Jennifer Chambers’s direction of Goldberg’s new play keeps the action cooking with the audience’s attention drawn left and right to represent several locations as the story unfolds.  We find ourselves at once remembering the not so distant past in small town Ohio as well as dealing with maturing siblings and others in the present day.   


Marty (Spano) is the patriarch of his family and has supported them by owning and operating a grocery store successfully for years.  His stage four cancer has him on his last legs as his children return home to comfort their mother, Laurie, (lovely Sigute Miller) and spend time with their failing dad. 

As the daughter, Annie, Meredith Bishop, brings life to a young woman pushing forty who is   beginning to question her life’s pathway.  Middle age crazy or crisis is going around as she arrives back home reluctantly morphing from her adult self as a mother and owner of her own restaurant in New York, to the teen she was while growing up in small town Ohio.  Annie’s battle with her past, her present and her future is well presented as she reunites with her high school squeeze, Frank (Malcolm Madera) who is now an older, divorced, handsome and very “interested” contractor who is assessing issues with Marty and Laurie’s aging house. 

Goldman is not Arthur Miller, however the depths of her appreciation for the feeling of family Miller exudes in Death of a Salesman and All My Sons creeps in.  Strong personalities clash and clatter.  We meet John, Annie’s brother (pumped Jeremy Maxwell), a health nut with pressing issues that may land him in jail back in California.  Maxwell’s rapid speech made some of the exposition a bit difficult to follow, but as with all of BETTER’s characters, he imbues his disappointed initials in the fabric of the play.  Frank’s Ex, Missy (far out Andrea Grano), inserts herself into the situation and winds up in the sack (well, heels to the ceiling in an easy chair!) with John!

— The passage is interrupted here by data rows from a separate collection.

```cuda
int launch_dcn_tma(const IgemmParams& p, const void* map, const ConvKernel& k, cudaStream_t stream, LaunchInfo* info) {
  const bool x3 = k.x3;
  if (!p.wgt_umma) return fail(CP_ERR_INVALID, "dcn_tma: weight tiles missing");
  if (!dcn_tma_supported(p, x3)) return fail(CP_ERR_INVALID, "dcn_tma: unsupported shape");
  DcnTmaParams q;
  memset(&q, 0, sizeof(q));
  memcpy(&q.amap, map, sizeof(CUtensorMap));
  q.src = p.src[0];
  q.srcStride = p.srcStride[0];
  q.offmask = p.offmask;
  q.omStride = p.omStride;
  q.mask_is_logit = p.mask_is_logit;
  q.B = p.B;
  q.H = p.Hin;
  q.W = p.Win;
  q.Cin = p.Cin;
  q.Cout = p.Cout;
  q.CoutPad = p.CoutPad;
  q.BN = k.BN;
  q.tiles_x = p.Win / DT_PW;
  q.tiles_per_image = q.tiles_x * (p.Hin / DT_PH);
  const long long mn = (long long)q.tiles_per_image * p.B * (p.CoutPad / q.BN);
  const uint32_t a_stage = 8192u;
  q.group = kX3GroupBlocks * 2;
  const uint32_t btile = (uint32_t)q.BN * 64u * (x3 ? 2u : 1u);
  const size_t budget = 226 * 1024;
  q.AH = 2;
  size_t fixed = 1024 + 2 * (size_t)DT_COEF_BYTES + 1024 + 2 * (size_t)DT_SLAB_BYTES + (size_t)q.AH * a_stage +
                 2 * (size_t)DRAIN_STAGE_BYTES;
  if (fixed + 3 * (size_t)btile > budget) {
    q.AH = 1;
    fixed -= a_stage;
  }
  if (fixed + 2 * (size_t)btile > budget) return fail(CP_ERR_INVALID, "dcn_tma: tile does not fit shared memory");
  q.SB = (int)((budget - fixed) / btile);
  if (q.SB > 8) q.SB = 8;
  q.bias = p.bias;
  q.residual = p.residual;
  q.resStride = p.resStride;
  q.relu = p.relu;
  q.res_after_relu = p.res_after_relu;
  q.out = p.out;
  q.outStride = p.outStride;
  q.out_nchw = p.out_nchw;
  q.round_tf32 = k.round_out;
  q.wtiles = (const unsigned char*)p.wgt_umma;
  q.ipm = model_ipm(p);
  q.wstride = p.wstride;
  q.tstride = p.tstride;
  const bool multi = p.B > q.ipm;
  const size_t smem = fixed + (size_t)q.SB * btile;
  void (*kern)(DcnTmaParams) = nullptr;
  switch (q.BN) {
    case 16: kern = multi ? (x3 ? dcn_tma_kernel<true, 16, true> : dcn_tma_kernel<false, 16, true>)
                          : (x3 ? dcn_tma_kernel<true, 16, false> : dcn_tma_kernel<false, 16, false>); break;
    case 32: kern = multi ? (x3 ? dcn_tma_kernel<true, 32, true> : dcn_tma_kernel<false, 32, true>)
                          : (x3 ? dcn_tma_kernel<true, 32, false> : dcn_tma_kernel<false, 32, false>); break;
    case 64: kern = multi ? (x3 ? dcn_tma_kernel<true, 64, true> : dcn_tma_kernel<false, 64, true>)
                          : (x3 ? dcn_tma_kernel<true, 64, false> : dcn_tma_kernel<false, 64, false>); break;
    case 128: kern = multi ? (x3 ? dcn_tma_kernel<true, 128, true> : dcn_tma_kernel<false, 128, true>)
                           : (x3 ? dcn_tma_kernel<true, 128, false> : dcn_tma_kernel<false, 128, false>); break;
    default: return fail(CP_ERR_INVALID, "dcn_tma: unsupported N tile");
  }
  static PerDevice<bool, 16> configured;
  const int slot = (multi ? 8 : 0) + (x3 ? 4 : 0) + (q.BN == 128 ? 3 : (q.BN == 64 ? 2 : (q.BN == 32 ? 1 : 0)));
  if (!configured.here(slot)) {
    CP_CUDA_CHECK(cudaFuncSetAttribute(kern, cudaFuncAttributeMaxDynamicSharedMemorySize, 227 * 1024));
    configured.here(slot) = true;
  }
  int num_sms = 0;
  if (int rc = device_sm_count(&num_sms)) return rc;
  const int nslab = p.Cin / DT_CS;
  q.part = p.splitk_ws;
  q.ksplit = splitk_factor(mn, nslab, num_sms, (size_t)DT_BM * q.BN, p.splitk_ws_floats);
  q.sps = nslab / q.ksplit;
  q.total_tiles = mn * q.ksplit;
  const unsigned grid = (unsigned)(q.total_tiles < num_sms ? q.total_tiles : num_sms);
  CP_CUDA_CHECK(launch_kernel(kern, dim3(grid), dim3(DT_THREADS), smem, stream, q));
  CP_LAUNCH_CHECK("dcn_tma_kernel");
  if (info) {
    info->BN = q.BN;
    info->ksplit = q.ksplit;
    info->grid = grid;
  }
  if (q.ksplit > 1) {
    const long long threads = mn * (q.BN / 4) * DT_BM;
    CP_CUDA_CHECK(launch_kernel(multi ? dcn_tma_splitk_finish<true> : dcn_tma_splitk_finish<false>, dim3((unsigned)((threads + 255) / 256)), dim3(256), 0, stream, q, mn));
    CP_LAUNCH_CHECK("dcn_tma_splitk_finish");
  }
  return CP_OK;
}

}
```

### centerpose_b200/csrc/plan.cu

```cuda
#include <stdlib.h>
#include <string.h>

#include <map>
#include <memory>
#include <set>
#include <string>
#include <vector>

#include "arena_pack.h"
#include "common.cuh"
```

Annie’s husband and father of their child, Cal (slick Johnathan McClain) is a successful  and very self involved self help guru who admits that he has lost the ability to see the future.  Annie has also had serious thoughts about her life goals while being prodded by Marty to take over the family business. 

Marty’s aging and confused mother, Anya (Eve Sigall) is slightly out of sync with the rest of the cast, none the less, the importance of this woman also near the end of her life, brings the story full circle. 

BETTER moves well with great energy that hurries the pace now and then, but brings each character and their issues solidly together.  The comparison with Arthur Miller’s work is mostly about the relationships of the characters to one another.   Eight different people with eight agendas that are all focused on one goal. The conflicts are real. 

Stephen Gifford’s beautifully executed set with subtle lighting by R. Christopher Stokes creates the perfect atmosphere for the story to unfold.  Goldberg’s ability to bring these three dimensional characters to life: emerging through twenty months of workshopping by The Echo pays off.  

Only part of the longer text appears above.